Synthesis of SnO2 quantum dot sensitized LaFeO3 for conductometric formic acid gas sensors

Quantum dots (QDs) with small size are also expected to improve sensing properties of complex metal oxides semiconductors. Herein, SnO2 QDs was adopted to dope and sensitize LaFeO3 for formic acid (HCOOH) gas sensing. In detail, SnO2 QDs was pre-synthesized by a solvothermal reaction and dispersed with LaFeO3 sol-gel precursor followed by calcination treatment. Characterization results found that SnO2 QDs doping enabled LaFeO3 become porous, which was beneficial for the diffusion of gas molecular.
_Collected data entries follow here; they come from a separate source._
# ChrisDud0257/GSASR

Hardware: AMD Instinct MI355X
Metric: HR Mpixels/sec fwd+bwd (x4, 1 Gaussian/LR px); achieved HBM GB/s vs roofline (higher is better)
Workload: dtype f32; 1 GPU; config2: 256x256 LR -> x4 (1024^2 HR), 65536 Gaussians, fwd+bwd; H=1024, W=1024, gaussians=65536, cutoff_k_box=336, launch=eager (faster than hipgraph replay: 67.6 vs 75.3 us/step), forward_subtile_px=8, parallelism=single

## Files before the change

### gsasr_amd/csrc/splat_common.h

```cpp
#ifndef GSASR_SPLAT_COMMON_H
#define GSASR_SPLAT_COMMON_H
#include <hip/hip_runtime.h>

#include <atomic>
#include <cmath>
#include <cstdint>
#include <cstdio>
#include <cstdlib>
#include <cstring>
#include <mutex>
#include <vector>

#include "gsasr_splat.h"

namespace gsasr_detail {

int fail(int code, const char *msg);
int hip_fail(hipError_t e, const char *where);
const char *last_error_message();
struct KernelChoice { unsigned flags; int list_cap; };
KernelChoice registered_choice(const gsasr_dims *d);
float default_cutoff();
void store_default_cutoff(float tau);

// ... 476 lines not shown
    if (cutoff != 0.f) return cutoff;
    const double tau = std::log((double)(s > 1 ? s : 1) / (double)GSASR_SPLAT_DEFAULT_EPS);
    return (float)(tau < 16.0 ? 16.0 : tau > (double)GSASR_SPLAT_EXACT_CUTOFF ? (double)GSASR_SPLAT_EXACT_CUTOFF : tau);
}

inline bool batch_uniform(const gsasr_dims *d, int &h, int &w)
{
    h = w = 0;
    if (d->batch <= 1) return false;
    for (int b = 1; b < d->batch; ++b)
        if (d->sample_hw[2 * b] != d->sample_hw[0] || d->sample_hw[2 * b + 1] != d->sample_hw[1]) return false;
    h = d->sample_hw[0];
    w = d->sample_hw[1];
    return true;
}

inline Params make_params(const gsasr_dims *d, const Layout &L, const gsasr_view *vw = nullptr)
{
    Params P;
    const gsasr_dims pd = policy_dims(d, vw);
    const bool bviews = vw && d->batch > 1;
    double scale_w = vw ? (double)vw->full_w : (double)d->w, scale_h = vw ? (double)vw->full_h : (double)d->h;
    double full_wmin = scale_w, full_hmin = scale_h;
    if (bviews) {
        for (int b = 1; b < d->batch; ++b) {
            scale_w = std::fmax(scale_w, (double)vw[b].full_w);
            scale_h = std::fmax(scale_h, (double)vw[b].full_h);
            full_wmin = std::fmin(full_wmin, (double)vw[b].full_w);
            full_hmin = std::fmin(full_hmin, (double)vw[b].full_h);
        }
    }
    P.s = d->s; P.h = d->h; P.w = d->w; P.row0 = d->row0; P.row1 = d->row1;
    P.bounded = d->dmax >= 0.f;
    P.dmax = P.bounded ? d->dmax : INFINITY;
    const float tau = resolve_cutoff(d->cutoff, d->s);
    P.kcut = tau > 0.f ? (float)(std::sqrt(2.0 * (double)tau) * (1.0 + 1e-6)) : 0.f;
    P.adapt_cells = P.adapt_cells4 = 0.f;
    P.adapt_ring = 0;
    P.count_words = (int)(L.count_bytes / 4);
    P.ext_groups = L.ext_groups;
    P.dead_off = (int)L.dead_off_words;
    {
        double wmin = full_wmin, hmin = full_hmin;
        if (d->batch > 1 && !bviews) {
            for (int b = 0; b < d->batch; ++b) {
                hmin = std::fmin(hmin, (double)d->sample_hw[2 * b]);
                wmin = std::fmin(wmin, (double)d->sample_hw[2 * b + 1]);
            }
        }
        P.cap_px_x = P.bounded ? (float)((double)d->dmax * 0.5 * (wmin - 1.0)) : INFINITY;
        P.cap_px_y = P.bounded ? (float)((double)d->dmax * 0.5 * (hmin - 1.0)) : INFINITY;
    }
    const bool adapt = ((d->cutoff == 0.f && default_cutoff() == 0.f) || (d->flags & GSASR_FLAG_CUTOFF_CAP)) && P.kcut > 0.f && adapt_env();
    P.adapt_ring = adapt && tau >= 16.f;
    static const bool gradtau_on = !(dev_switch("GSASR_SPLAT_GRADTAU") && atoi(dev_switch("GSASR_SPLAT_GRADTAU")) == 0);
    const bool whole = d->row0 == 0 && d->row1 == d->h && !vw;
    P.kb_max = (adapt && gradtau_on && whole) ? (float)(std::sqrt(2.0 * (double)GSASR_SPLAT_GRAD_TAU) * (1.0 + 1e-6)) : 0.f;
    if (P.bounded && adapt) {
        const int B = batch_of(d);
        const double dpx = (double)d->dmax * 0.5 * (scale_w - 1.0), dpy = (double)d->dmax * 0.5 * ((B > 1 && !bviews ? (double)d->slot : scale_h) - 1.0);
        const double half = (d->flags & GSASR_FLAG_CONTINUOUS) ? 1.0 : 0.0;
        const double mx = std::floor(dpx + 1.02) + half, my = std::floor(dpy + 1.02) + half;
        const double cx = std::ceil(2.0 * mx / (double)CELL) + 1.0, cy = std::ceil(2.0 * my / (double)CELL) + 1.0;
        const double cells = std::fmin(cx, (double)L.ncx) * std::fmin(cy, (double)L.ncy);
        P.adapt_cells = (float)std::fmin(cells, 1.0e9) * (1.f + 1e-6f);
        if ((double)d->s < 8.0 * (double)L.ncells && L.ncells + 1 + NDEAD > FUSED_CELLS_HOST) {
            const double bx = std::ceil(2.0 * mx / (4.0 * CELL)) + 1.0, by = std::ceil(2.0 * my / (4.0 * CELL)) + 1.0;
            P.adapt_cells4 = (float)std::fmin(std::fmin(bx, std::ceil(L.ncx / 4.0)) * std::fmin(by, std::ceil(L.ncy / 4.0)), 1.0e9) * (1.f + 1e-6f);
        }
    }
    P.ncx = L.ncx; P.ncy = L.ncy; P.ncells = L.ncells;
    P.flags = d->flags;
    constexpr unsigned BWD_ANY = GSASR_FLAG_BWD_GAUSSIAN | GSASR_FLAG_BWD_TILE | GSASR_FLAG_BWD_ATOMIC | GSASR_FLAG_BWD_HOME;
    if (!(P.flags & BWD_ANY))
        P.flags |= registered_choice(&pd).flags & (GSASR_FLAG_BWD_GAUSSIAN | GSASR_FLAG_BWD_TILE | GSASR_FLAG_BWD_HOME);
    if (!(P.flags & BWD_ANY))
        P.flags |= bwd_env() == 2 ? GSASR_FLAG_BWD_TILE : bwd_env() == 3 ? GSASR_FLAG_BWD_ATOMIC : bwd_env() == 4 ? GSASR_FLAG_BWD_HOME : 0u;
    P.batch = batch_of(d);
    P.slot = d->batch > 1 ? d->slot : d->h;
    P.nper = d->batch > 1 ? d->s / d->batch : d->s;
    P.part_k = L.part_k;
    P.bt_hlog = bt_tall(&pd) ? 5 : 4;
    batch_uniform(d, P.geo_h, P.geo_w);
    P.grad_rows = d->grad_rows > 0 ? d->grad_rows : P.slot;
    P.tl_hlog = L.tl_hlog; P.tl_cap = L.tl_cap; P.tl_ntx = L.tl_ntx; P.tl_ntiles = L.tl_ntiles;
    P.u8 = nullptr; P.u8_rows = P.u8_cols = 0; P.u8_swap = 0u; P.u8_pitch = 0;
    P.loss_target = nullptr; P.loss_grad = nullptr; P.loss_part = nullptr; P.loss_weight = P.loss_eps = 0.f;
    P.loss_kind = P.loss_sum = P.loss_trows = P.loss_nsx = 0;
    return P;
}
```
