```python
class FlatPaths:

    def __init__(self, paths):
        self.flat, self.offs = _flat(paths)
        self.n = len(paths)
        self.flat_ptr, self.offs_ptr = self.flat.ctypes.data, self.offs.ctypes.data

    def __len__(self):
# ... 475 lines not shown
        return {"full_rebuilds": int(out[0]), "delta_updates": int(out[1]), "dirty_pairs": int(out[2]), "worker_rebuilds": int(out[3]), "side_stream_rebuilds": int(out[3]),
                "batches_patched": int(out[4]), "batches_full": int(out[5]), "records_left_out": [int(out[6]), int(out[7])], "delta_records_left_out": int(out[8]),
                "static_index_pairs": int(out[9])}

    def aligner_stats(self):
        w, k, us = C.c_int64(), C.c_int64(), C.c_double()
        _lib.gaml_hip_aligner_stats(self._h, C.byref(w), C.byref(k), C.byref(us))
        return {"windows": w.value, "candidates": k.value, "us": us.value}

    def aligner_stages(self):
        out = np.zeros(6, np.float64)
        self._check(_lib.gaml_hip_aligner_stages(self._h, out))
        return {"strings_upload": out[0], "spans_candidates": out[1], "extension": out[2], "hits_d2h": out[3], "sort_file": out[4], "batches": int(out[5])}

    def last_phases(self):
        out = np.zeros(8, np.float64)
        _lib.gaml_hip_last_phases(self._h, out)
        return out

    def debug_timeline(self, rs: int, cap_waves: int = 1 << 16) -> np.ndarray:
        out = np.zeros((cap_waves, 8), np.uint64)
        n = self._check(_lib.gaml_hip_debug_timeline(self._h, rs, out.ctypes.data, cap_waves))
        return out[:n]

    def debug_set_knob(self, knob, value):
        self._check(_lib.gaml_hip_debug_set_knob(self._h, knob, value))

    def debug_fold_check(self, rs):
        out = np.zeros(6, np.int64)
        self._check(_lib.gaml_hip_debug_fold_check(self._h, rs, out))
        return {"records_left_out": [int(out[0]), int(out[1])], "compact_pairs": [int(out[2]), int(out[3])], "records_checked": int(out[4]),
                "violations": int(out[5])}

    def debug_radix_sort(self, keys, vals=None, begin_bit=0, end_bit=64, running_max=False):
        k = np.ascontiguousarray(keys, np.uint64).copy()
        v = None if vals is None else np.ascontiguousarray(vals, np.uint64).copy()
        m = np.zeros(len(k), np.uint64) if running_max else None
        self._check(_lib.gaml_hip_debug_radix_sort(self._h, k.ctypes.data, None if v is None else v.ctypes.data, len(k), begin_bit, end_bit,
                                                   None if m is None else m.ctypes.data))
        return k, v, m

    def debug_static_check(self, rs):
        out = np.zeros(8, np.int64)
        self._check(_lib.gaml_hip_debug_static_check(self._h, rs, out))
        return {"static_pairs": int(out[0]), "other_pairs": int(out[1]), "violations": int(out[2]), "no_record": int(out[3]),
                "different_windows": int(out[4]), "orientation": int(out[5]), "distance": int(out[6]), "edits_or_code": int(out[7])}

    def debug_occ_route(self, rs):
        out = np.zeros(6, np.int64)
        self._check(_lib.gaml_hip_debug_occ_route(self._h, rs, out))
        return {"device": int(out[0]), "host": int(out[1]), "fallbacks": int(out[2]), "compactions": int(out[3]),
                "pool_entries": int(out[4]), "shared_combinations": int(out[5])}

    def debug_occ_check(self, rs):
        out = np.zeros(4, np.int64)
        rc = _lib.gaml_hip_debug_occ_check(self._h, rs, out)
        res = {"compared": int(out[0]), "present": int(out[1]), "mismatches": int(out[2]), "lists": int(out[3])}
        if rc != 0 and res["compared"] == 0:
            self._check(rc)
        return res

    def debug_batch_bad_bases(self, rs):
        n = self._check(_lib.gaml_hip_debug_batch_bad_bases(self._h, rs, None, 0))
        out = np.zeros(max(1, n), np.int64)
        self._check(_lib.gaml_hip_debug_batch_bad_bases(self._h, rs, out.ctypes.data, n))
        return out[:n].tolist()

    def debug_tables_check(self, rs):
        out = np.zeros(8, np.int64)
        rc = _lib.gaml_hip_debug_tables_check(self._h, rs, out)
        res = {"pairs": int(out[0]), "compact": int(out[1]), "static": int(out[2]), "two": int(out[3]), "four": int(out[4]), "more": int(out[5]),
               "compared": int(out[6]), "mismatches": int(out[7])}
        if rc != 0 and res["compared"] == 0:
            self._check(rc)
        return res

    def debug_block_partials(self, rs, set_index=0):
        sums, zeros, lay = np.zeros(8192, np.float64), np.zeros(8192, np.int32), np.zeros(8, np.int32)
        _lib.gaml_hip_debug_block_partials.argtypes = [C.c_void_p, C.c_int, C.c_int32, _f64p, _i32p, C.c_int32, _i32p]
        n = _lib.gaml_hip_debug_block_partials(self._h, rs, set_index, sums, zeros, 8192, lay)
        return sums[:max(n, 0)].copy(), zeros[:max(n, 0)].copy(), lay.tolist()

    def pair_classes(self, rs):
        out = np.zeros(4, np.int64)
        self._check(_lib.gaml_hip_pair_classes(self._h, rs, out))
        return out

    debug_table_stats, debug_profile, debug_class_counts = table_stats, last_phases, pair_classes

    def last_timing(self):
        out = np.zeros(3, np.float64)
        _lib.gaml_hip_last_timing(self._h, out)
        return {"host_us": out[0], "device_wall_us": out[1], "kernel_us": out[2]}

    def set_event_timing(self, on):
        _lib.gaml_hip_set_event_timing(self._h, int(on))

    def kernel_stats(self, reset=False):
        n, us, b = C.c_int64(), C.c_double(), C.c_double()
        _lib.gaml_hip_kernel_stats(self._h, 1 if reset else 0, C.byref(n), C.byref(us), C.byref(b))
        return {"launches": n.value, "device_us": us.value, "algo_bytes": b.value}


def debug_sam_band(sam_line: str, total_len: int):
    raw = sam_line.encode()
    f = np.zeros(10, np.int32); r0 = np.zeros(1, np.int32)
# ... 20 lines not shown
```

### gaml_amd/csrc/ctx.hip.h

```cpp
#pragma once
#include <hip/hip_runtime.h>
#include <hip/hip_ext.h>
#include "radix_sort.hip.h"

#include <algorithm>
#include <atomic>
#include <fcntl.h>
#include <sys/mman.h>
#include <unistd.h>
#include <chrono>
#include <climits>
#include <limits>
#include <cmath>
#include <cstdio>
#include <cstdlib>
#include <cstring>
#include <immintrin.h>
#include <memory>
#include <set>
#include <string>
#include <thread>
#include <vector>

#include "aligner.hip.h"
// ... 229 lines not shown
  PairInfo pt;
  MateDev dev[2];
  TableDev tab;
  TableRebuild rebuild;
  BuildScratch scratch;
  BuildPlan build_plan;
  int64_t async_rebuilds = 0, retired_windows = 0, eval_count = 0;
  DevBuf lcode, len_combo_dev, combo_tabs, memo;
  int memo_codes = 0;
  bool statics_uploaded = false, kernels_warm = false, prereserved = false;
  DevBuf dl_slot, dl_spill, dl_rec[2], sp_rng[2], sp_rec[2], sp_slot, dstate;
  DevBuf dl_bins, dl_bin_count, dl_blk_tot, dl_wlist, dl_stamps;
  PinBuf h_dstate;
  size_t delta_cap = 0, cap_spill = 0, cap_sprec = 0;
  int64_t nd_est = 0, ns_est = 0;
  bool spill_may_grow = false;
  int dl_seq = 0;
  int64_t full_rebuilds = 0, delta_updates = 0;
  int quiet_calls = 0;
  int64_t delta_left_out = 0, delta_left_out_base = 0;
  bool compact_requested = false;
  PinBuf h_timeline; int timeline_waves = 0;
  PinBuf h_part_sum, h_part_zero;
  size_t host_part_stride = 0;
  int last_total_blocks = 0, last_sets = 1;
  int last_blocks[8] = {0, 0, 0, 0, 0, 0, 0, 0};
  bool last_host_partials = false;
  DevBuf probs, tabs, cov_bits, bad;
  DevBuf cov_multi;
  size_t cov_multi_used = 0;
  PinBuf h_bad;
  std::vector<int64_t> batch_bad;
  Arena arena;
  struct Persist {
    void* dev = nullptr; size_t bytes = 0;
    size_t cap_w[2] = {0, 0}, cap_lo[2] = {0, 0}, cap_m[2] = {0, 0};
    size_t off_tfloor = 0, off_occ[2] = {0, 0}, off_lo[2] = {0, 0}, off_m[2] = {0, 0};
    size_t cap_cov = 0, off_cov = 0;
    bool valid = false;
    size_t last_bytes = 0;
    void release() { if (dev) (void)hipFree(dev); dev = nullptr; bytes = 0; valid = false; }
  } persist;
  struct OccDev {
    DevBuf pool[2];
    size_t pool_cap[2] = {0, 0}, pool_used[2] = {0, 0};
    uint32_t pool_gen = 1;
    PinBuf stage;
    DevBuf tab[2][2], list[2][2];
    DevBuf stamp[2];
    size_t cap_w = 0, cap_list = 0;
    int32_t list_n[2][2] = {{0, 0}, {0, 0}};
    uint32_t serial = 0;
    PinBuf dup;
    bool taken = false;
    bool check_dup = false;
    bool image_stale = false;
    std::vector<std::vector<uint64_t>> shared;
    size_t shared_next = 0;
    std::vector<uint64_t> key;
    int64_t dev_calls = 0, host_calls = 0, fallbacks = 0, compactions = 0;
    void release() {
      for (int mt = 0; mt < 2; mt++) {
        pool[mt].release(); stamp[mt].release();
        for (int k = 0; k < 2; k++) { tab[mt][k].release(); list[mt][k].release(); }
      }
      stage.release(); dup.release();
    }
  } occdev;
  int64_t batches_patched = 0, batches_full = 0;
  size_t batch_slack = 0;
  hipEvent_t ev_tables = nullptr, ev_ovf = nullptr;
  PairedPlanner planner;
  OccImage image[2];
  std::vector<Occ> scratch_occ[2];
  Reducer red;
  Staging stage_pool;
  std::vector<double> ins_tab, floor_tab, logfloor_tab, covthr_tab;
  bool floor_positive = true;
  bool tabs_uploaded = false;
  int64_t last_bad_bases = 0;
  AdviceDev adv;
};
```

The sensing properties of composites of LaFeO3 doped with different amounts of SnO2 QDs were investigated and compared with that of pure LaFeO3 and LaFeO3/SnO2 composites. SnO2 QDs doping largely improve the sensitivity of LaFeO3 to HCOOH. The sensor based on LaFeO3 doped with 2.5 wt% SnO2 QDs exhibited much better sensing performance to HCOOH, and a high response value of 31.5–100 ppm HCOOH and a low detection limit of 1 ppm can be reached at 210 ℃. Its high HCOOH sensing properties might be contributed to the formation of heterojunctions between SnO2 QDs and LaFeO3 and the small size of SnO2 QDs. This work confirms the advantages of QDs sensitization in semiconductor gas sensing.